▶ **Task description**: Using the entries below, write out the line with "const int32_t *mesh_bsdf;", the line with "#define PSDR_FLAG_LITERAL_FORMS 4", and every line in between, exactly as each is written.

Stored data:

● ● ● ● ● ● ●

#define PSDR_TRI_STRIDE   24
#define PSDR_TRIUV_STRIDE  8
#define PSDR_SEDGE_STRIDE 16
#define PSDR_PEDGE_STRIDE  8
#define PSDR_BSDF_STRIDE  16
#define PSDR_EMITTER_F_STRIDE 8
#define PSDR_EMITTER_I_STRIDE 4
#define PSDR_CAM_WORDS    64
#define PSDR_ENV_WORDS    32

#define PSDR_TRI_FACE_NORMALS 0x40000000

#define PSDR_BSDF_DIFFUSE        0
#define PSDR_BSDF_ROUGHCONDUCTOR 1
#define PSDR_SLOT_REFLECTANCE 0
#define PSDR_SLOT_ALPHA_U     1
// ... 32 lines not shown
    const float   *tri_info;
    const float   *tri_uv;
    const int32_t *tri_mesh;
    const int32_t *mesh_bsdf;
    const int32_t *mesh_emitter;
    const int32_t *bsdf_rec;
    const float   *texels;
    const float   *emitter_f;
    const int32_t *emitter_i;
    const float   *face_cmf, *face_pmf;
    const float   *emitter_cmf, *emitter_pmf;
    float          emitter_sum;
    const float   *cam;
    const float   *sec_edge;
    const float   *sec_cmf, *sec_pmf;
    float          sec_sum;
    const float   *prim_edge;
    const float   *prim_cmf, *prim_pmf;
    float          prim_sum;
    int32_t        guide_reso[3];
    const float   *guide_cmf, *guide_pmf;
    float          guide_sum;
    int32_t        env_emitter;
    int32_t        env_tex[3];
    int32_t        env_reso[2];
    const float   *env_f;
    const float   *env_cmf, *env_pmf;
    float          env_sum;
    uint32_t       material_mask;
    const int32_t *sec_edge_faces;
    const float   *prim_edge_z;
} psdr_scene_desc;

#define PSDR_FLAG_FUSED     1
#define PSDR_FLAG_WAVEFRONT 2
#define PSDR_FLAG_LITERAL_FORMS 4
#define PSDR_FLAG_KEEP_RECORDS 8
#define PSDR_FLAG_PATH_SEDGES 16
#define PSDR_PATH_SEDGES_MAX_DEPTH 8

typedef struct psdr_render_opts {
    int32_t integrator;
    int32_t bsdf_samples, light_samples;
    int32_t max_depth;
    int32_t hide_emitters;
    int32_t field;
    int32_t spp, sppe, sppse;
    int32_t spp_begin, spp_end;
    int32_t sppe_begin, sppe_end;
    int32_t sppse_begin, sppse_end;
    int32_t flags;
    uint64_t rng_offset[3];
} psdr_render_opts;

typedef struct psdr_tangents {
    const float *d_tri_info;
    const float *d_texels;
    const float *d_emitter_rad;
    const float *d_cam_to_world;
    const float *d_sec_edge;
    const float *d_prim_edge;
    const float *d_env_f;
} psdr_tangents;

typedef struct psdr_grads {
    float *g_tri_info;
    float *g_texels;
    float *g_emitter_rad;
    float *g_cam_to_world;
    float *g_sec_edge;
    float *g_prim_edge;
    float *g_env_f;
} psdr_grads;

typedef struct psdr_scene_s *psdr_scene_t;

const char *psdr_last_error(void);
const char *psdr_version(void);
int psdr_abi_struct_sizes(int32_t out[4]);

int psdr_scene_create(psdr_scene_t *out);
int psdr_scene_destroy(psdr_scene_t h);
int psdr_scene_set_option(psdr_scene_t h, const char *name, double value);

int psdr_scene_set_tables(psdr_scene_t h, const psdr_scene_desc *desc);

int psdr_bvh_build(psdr_scene_t h, void *stream);
int psdr_bvh_stats(psdr_scene_t h, int32_t out[4]);
int psdr_scene_info(psdr_scene_t h, int32_t out[8]);

int psdr_trace(psdr_scene_t h, int32_t m,
               const float *ox, const float *oy, const float *oz,
               const float *dx, const float *dy, const float *dz,
               const float *tmax,
               int32_t *out_shape, int32_t *out_tri, float *out_u, float *out_v,
               void *stream);

int psdr_render_c(psdr_scene_t h, const psdr_render_opts *opts,
                  float *out_img, void *stream);

int psdr_render_d_fwd(psdr_scene_t h, const psdr_render_opts *opts,
                      int32_t K, const psdr_tangents *tangents,
                      float *out_img, float *out_dimg, void *stream);

int psdr_render_d_rev(psdr_scene_t h, const psdr_render_opts *opts,
                      const float *adj_img, float *out_img,
                      const psdr_grads *grads, void *stream);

● ● ● ● ● ● ●

▶ **Answer to the problem**:
    const int32_t *mesh_bsdf;
    const int32_t *mesh_emitter;
    const int32_t *bsdf_rec;
    const float   *texels;
    const float   *emitter_f;
    const int32_t *emitter_i;
    const float   *face_cmf, *face_pmf;
    const float   *emitter_cmf, *emitter_pmf;
    float          emitter_sum;
    const float   *cam;
    const float   *sec_edge;
    const float   *sec_cmf, *sec_pmf;
    float          sec_sum;
    const float   *prim_edge;
    const float   *prim_cmf, *prim_pmf;
    float          prim_sum;
    int32_t        guide_reso[3];
    const float   *guide_cmf, *guide_pmf;
    float          guide_sum;
    int32_t        env_emitter;
    int32_t        env_tex[3];
    int32_t        env_reso[2];
    const float   *env_f;
    const float   *env_cmf, *env_pmf;
    float          env_sum;
    uint32_t       material_mask;
    const int32_t *sec_edge_faces;
    const float   *prim_edge_z;
} psdr_scene_desc;

#define PSDR_FLAG_FUSED     1
#define PSDR_FLAG_WAVEFRONT 2
#define PSDR_FLAG_LITERAL_FORMS 4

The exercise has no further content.